Preparation
Lesson Narrative
Students deconstruct the FICO credit score formula. They will calculate credit utilization ratios and mathematically prove why missing a single payment destroys a score faster than anything else. Students will also calculate the lifetime financial penalty of having a sub-600 credit score.
Learning Goals
• Deconstruct the five weighted categories of a FICO credit score.
• Calculate credit utilization ratios.
• Evaluate the financial penalty of a poor credit score on major loans.
Student Facing Learning Goals
• Let's calculate exactly how the FICO credit score works and why a low score makes life incredibly expensive.
Student Facing Learning Targets
• I can list the factors that make up my credit score.
• I can calculate a credit utilization ratio.
• I can mathematically prove why bad credit costs thousands of dollars.
Required Academic Standards
National Jump$tart Standards:
• Credit and Debt (Standard 1): Analyze the costs and benefits of various types of credit.
Glossary Entries
FICO Score: A three-digit number based on the information in your credit reports, designed to represent your credit risk.
Payment History (35%): The most heavily weighted factor in a FICO score; whether you pay your bills on time.
Credit Utilization (30%): The ratio of your current revolving credit balances to your total available credit limits.

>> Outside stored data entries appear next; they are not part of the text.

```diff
@@ -535,6 +802,7 @@
              "with a row pitch that is a multiple of 8");
   const bool mask_tma = d->mode == MNRF_GEMM_DGRAD && maskbits && mask_words(block_n) > 0 && d->ldmaskbits % 4 == 0 &&
                         ((uintptr_t)maskbits % 16) == 0 && (d->mask_mod == 0 || d->mask_mod % BLOCK_M == 0);
+  const bool pingpong = d->mode != MNRF_GEMM_WGRAD && ts && d->n % PP_BN == 0 && !smooth && !colsum;
   const int tiles = num_m_blocks * num_n_blocks * num_splits;
   plan->block_n = block_n;
   plan->staged = ts;
@@ -544,6 +812,7 @@
   plan->splits = num_splits;
   plan->tiles = tiles;
   plan->grid = std::min(tiles, workers);
+  plan->pingpong = pingpong;
   return 0;
 }
 
@@ -583,7 +852,7 @@
   CUtensorMap ta, tb, tc;
   if (d->mode != MNRF_GEMM_WGRAD) {
     if (make_tmap(&ta, a, d->m, d->k, d->lda, BLOCK_K, BLOCK_M)) return 1;
-    if (make_tmap(&tb, b, d->n, d->k, d->ldb, BLOCK_K, block_n)) return 1;
+    if (make_tmap(&tb, b, d->n, d->k, d->ldb, BLOCK_K, plan.pingpong ? PP_BN : block_n)) return 1;
   } else {
     if (make_tmap(&ta, a, d->k, d->m, d->lda, 64, BLOCK_K)) return 1;
     if (make_tmap(&tb, b, d->k, d->n, d->ldb, 64, BLOCK_K)) return 1;
@@ -596,7 +865,7 @@
   CUtensorMap tm = tb;
   if (p.mask_tma &&
       make_tmap(&tm, maskbits, d->mask_mod > 0 ? d->mask_mod : d->m, d->n / 32, d->ldmaskbits,
-                mask_words(block_n), BLOCK_M, CU_TENSOR_MAP_DATA_TYPE_UINT32, 4,
+                mask_words(plan.pingpong ? PP_BN : block_n), BLOCK_M, CU_TENSOR_MAP_DATA_TYPE_UINT32, 4,
                 CU_TENSOR_MAP_SWIZZLE_NONE))
     return 1;
   const int grid = plan.grid;
@@ -621,7 +890,17 @@
       default: if (MODE_ != MNRF_GEMM_WGRAD) MNRF_LAUNCH_TC2(MODE_, 16); break;                       \
     }                                                                                                 \
   } while (0)
-  if (smooth) {
+  if (plan.pingpong) {
+    const bool fwd = d->mode == MNRF_GEMM_FWD;
+    int rc;
+    if (block_n == 256)
+      rc = fwd ? launch_gemm_tc_pingpong<MNRF_GEMM_FWD, 256>(grid, ta, tb, tc, tm, p, stream)
+               : launch_gemm_tc_pingpong<MNRF_GEMM_DGRAD, 256>(grid, ta, tb, tc, tm, p, stream);
+    else
+      rc = fwd ? launch_gemm_tc_pingpong<MNRF_GEMM_FWD, 128>(grid, ta, tb, tc, tm, p, stream)
+               : launch_gemm_tc_pingpong<MNRF_GEMM_DGRAD, 128>(grid, ta, tb, tc, tm, p, stream);
+    if (rc) return rc;
+  } else if (smooth) {
     if (int rc = gemm_tc_smooth_launch(d->mode, block_n, grid, ta, tb, tc, p, stream)) return rc;
   } else if (d->mode == MNRF_GEMM_FWD) MNRF_LAUNCH_TC(MNRF_GEMM_FWD);
   else if (d->mode == MNRF_GEMM_DGRAD) MNRF_LAUNCH_TC(MNRF_GEMM_DGRAD);
diff --git a/multinerf_b200/lib.py b/multinerf_b200/lib.py
--- a/multinerf_b200/lib.py
+++ b/multinerf_b200/lib.py
@@ -35,7 +35,8 @@
 
 class GemmInstance(C.Structure):
   _fields_ = [('block_n', C.c_int32), ('staged', C.c_int32), ('mask_tma', C.c_int32), ('smooth', C.c_int32),
-              ('side', C.c_int32), ('splits', C.c_int32), ('tiles', C.c_int32), ('grid', C.c_int32)]
+              ('side', C.c_int32), ('splits', C.c_int32), ('tiles', C.c_int32), ('grid', C.c_int32),
+              ('pingpong', C.c_int32)]
 
 
 class CompositeDesc(C.Structure):
```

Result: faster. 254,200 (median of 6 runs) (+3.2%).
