void launch_multi_rotate(const int8_t *states, const uint8_t *actions, const uint8_t *dirs, int8_t *out, size_t n, hipStream_t st,
                         uint8_t *flags, long long *stats, bool with_flags)
{
	static const unsigned tau_cfg = env_u("RK_PACE_ROT_TAU_PS", PACE_ROT_TAU_PS), nt_cfg = env_u("RK_PACE_ROT_NT", 1);
	const size_t n_tiles = (n + ROW_TILE - 1) / ROW_TILE;
	const unsigned grid = grid_for(n_tiles, ROW_WAVES, row_grid_cap());
	const PaceConfig &pc = pace_config();
	const bool paced = pace_on(pc) && tau_cfg > 0 && n_tiles >= 8192 && (size_t)grid * ROW_WAVES >= n_tiles;
	const unsigned tau = paced ? tau_cfg : 0u, nt = paced ? nt_cfg : 0u;
	unsigned long long *const cell = paced ? next_pace_cell() : nullptr;
	PacedTurn turn(st, paced);
	if (with_flags)
		hipLaunchKernelGGL((k_multi_rotate<false, true>), dim3(grid), dim3(ROW_WAVES * WAVE), 0, st, (const uint32_t *)states, actions,
		                   (const uint8_t *)nullptr, (uint32_t *)out, n, n_tiles, tau, pc.lead, nt, cell, flags, stats);
	else if (dirs != nullptr)
		hipLaunchKernelGGL((k_multi_rotate<true, false>), dim3(grid), dim3(ROW_WAVES * WAVE), 0, st, (const uint32_t *)states, actions, dirs,
		                   (uint32_t *)out, n, n_tiles, tau, pc.lead, nt, cell, (uint8_t *)nullptr, (long long *)nullptr);
	else
		hipLaunchKernelGGL((k_multi_rotate<false, false>), dim3(grid), dim3(ROW_WAVES * WAVE), 0, st, (const uint32_t *)states, actions,
		                   (const uint8_t *)nullptr, (uint32_t *)out, n, n_tiles, tau, pc.lead, nt, cell, (uint8_t *)nullptr, (long long *)nullptr);
}

__global__ void k_take_bad_actions(unsigned *out) { if (threadIdx.x == 0 && blockIdx.x == 0) *out = atomicExch(&g_bad_actions, 0u); }

int read_bad_actions(hipStream_t st)
{
	unsigned *cell = nullptr;
	if (hipHostMalloc((void **)&cell, sizeof *cell, hipHostMallocDefault) != hipSuccess) return -1;
	*cell = 0;
	hipLaunchKernelGGL(k_take_bad_actions, dim3(1), dim3(64), 0, st, cell);
	const bool ok = hipGetLastError() == hipSuccess && hipStreamSynchronize(st) == hipSuccess;
	const unsigned h = *cell;
	(void)hipHostFree(cell);
	if (!ok) return -1;
	return h != 0 ? 1 : 0;
}

void launch_multi_is_solved(const int8_t *states, uint8_t *flags, long long *stats, size_t n, hipStream_t st)
{
	static const unsigned tau_cfg = env_u("RK_PACE_SOLVED_TAU_PS", PACE_SOLVED_TAU_PS);
	const size_t n_tiles = (n + ROW_TILE - 1) / ROW_TILE;
	const unsigned grid = grid_for(n_tiles, ROW_WAVES, row_grid_cap());
	const PaceConfig &pc = pace_config();
	const bool paced = pace_on(pc) && tau_cfg > 0 && n_tiles >= 8192 && (size_t)grid * ROW_WAVES >= n_tiles;
	PacedTurn turn(st, paced);
	hipLaunchKernelGGL(k_multi_is_solved, dim3(grid), dim3(ROW_WAVES * WAVE), 0, st, (const uint32_t *)states, flags, stats, n, n_tiles,
	                   paced ? tau_cfg : 0u, pc.lead, paced ? next_pace_cell() : (unsigned long long *)nullptr);
}

void launch_rollout_fanout(const uint8_t *actions, int moves, int games, int with_solved, int8_t *states, uint8_t *state_flags, int8_t *children,
                           uint8_t *child_flags, long long *stats, hipStream_t st)
{
	const size_t rows = (size_t)(moves + (with_solved ? 1 : 0)), n = (size_t)games * rows;
	const size_t tile_states = rows <= (size_t)EXP_ROUND ? (EXP_ROUND / rows) * rows : (size_t)EXP_ROUND;
	const unsigned grid = grid_for((n + tile_states - 1) / tile_states, EXP_WAVES, 1u << 22);
	hipLaunchKernelGGL(k_rollout_fanout, dim3(grid), dim3(EXP_WAVES * WAVE), 0, st, actions, moves, games, with_solved, (uint32_t *)states, state_flags,
	                   (u32x4 *)children, (uint32_t *)child_flags, stats);
}

void launch_apply_sequences(const uint8_t *actions, int moves, int games, int with_solved, int only_last, int8_t *out, hipStream_t st)
{
	if (games <= 1024 && moves >= 8) {
		hipLaunchKernelGGL(k_apply_sequences_scan, dim3(grid_for((size_t)games, 4, 1u << 22)), dim3(256), 0, st, actions, moves, games, with_solved, only_last, (uint32_t *)out);
		return;
	}
	const unsigned grid = grid_for((size_t)games, 256, 1u << 22);
	hipLaunchKernelGGL(k_apply_sequences, dim3(grid), dim3(256), 0, st, actions, moves, games, with_solved, only_last, (uint32_t *)out);
}

static unsigned oh_paced_grid(size_t n_tiles, unsigned pull, unsigned phase_tiles)
{
	const size_t n_phases = (n_tiles + phase_tiles - 1) / phase_tiles;
	return (unsigned)((n_phases - 1) * (size_t)(pull + phase_tiles) + pull + (n_tiles - (n_phases - 1) * phase_tiles));
}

Hard Inquiry: When a lender checks your credit report to make a lending decision, temporarily lowering your score.
Lesson
Warm Up
4.6.1: The Three-Digit Number
Launch: Have students stand in randomized groups of 3 at vertical whiteboards. Present the prompt verbally or project it. Give them 4 minutes.
Synthesis: Select two groups to share. Establish the baseline: A credit score is just a mathematically generated "trust score" ranging from 300 to 850.
Student Facing Task
A credit score is a number between 300 and 850. If you have an 800, you get the cheapest loans. If you have a 500, you are denied loans.
1. If you never borrow money in your entire life and always pay cash for everything, what do you think your credit score is?
Activity 1
4.6.2: The Utilization Math
Launch: Keep students at whiteboards. Project the utilization scenario. Give groups 8 minutes to run the calculations.
Synthesis: Have the class observe the boards. (Teacher Key: 1. $900 / $1000 = 90%. 2. $900 / $10,000 = 9%). Explain that FICO penalizes you heavily if you max out your cards (over 30%). You look desperate for cash. Student B looks highly responsible.
Student Facing Task
"Credit Utilization" makes up 30% of your FICO score. It is calculated by dividing your Current Balance by your Total Limit.
• Student A: Has one credit card with a $1,000 limit. They spend $900 on it.
• Student B: Has one credit card with a $10,000 limit. They spend $900 on it.
1. Calculate Student A's Credit Utilization Ratio (percentage).
2. Calculate Student B's Credit Utilization Ratio (percentage).
3. Which student does the FICO algorithm punish for looking "financially desperate"?
Activity 2
4.6.3: The Heavyweight Champion
Launch: Present the FICO pie chart breakdown. Give the whiteboard groups 8 minutes to debate the impact.
Synthesis: Facilitate a class debate. (Key: Payment history is 35%. A single 30-day late payment stays on the report for 7 years and crushes the score). Emphasize that you can do everything else right, but one missed payment ruins the formula.
Student Facing Task
Look at the FICO formula weights:
• Payment History: 35%
• Amount Owed (Utilization): 30%
• Length of Credit History: 15%
• New Credit/Inquiries: 10%
• Credit Mix: 10%
1. Based on this math, what single behavior has the most massive power to either build or destroy your credit score?
2. Why does opening 5 new credit cards on the same day lower your score?
Lesson Synthesis
Lesson Synthesis (5 min)
Narrative: Bring the class back to their seats. Review the student-facing learning targets. Summarize: "To get a perfect credit score, you only need to do two things: Pay on time, every time (35%), and never utilize more than 10% of your available limits (30%)."
Cool Down
4.6.4: The Price of a Score
Narrative: This exit ticket serves as a formative assessment on the real-world cost of FICO scores.
Teacher Rubric: A successful response must articulate that a low FICO score tells the bank the borrower is high-risk. To compensate for that risk, the bank charges a massive interest rate (APR), meaning the borrower pays thousands of extra dollars for the exact same loan.
Student Facing Task
A bank approves a $20,000 auto loan for a person with an 800 FICO score and a person with a 550 FICO score. Mathematically, why will the person with the 550 score end up paying thousands of dollars more for the exact same car?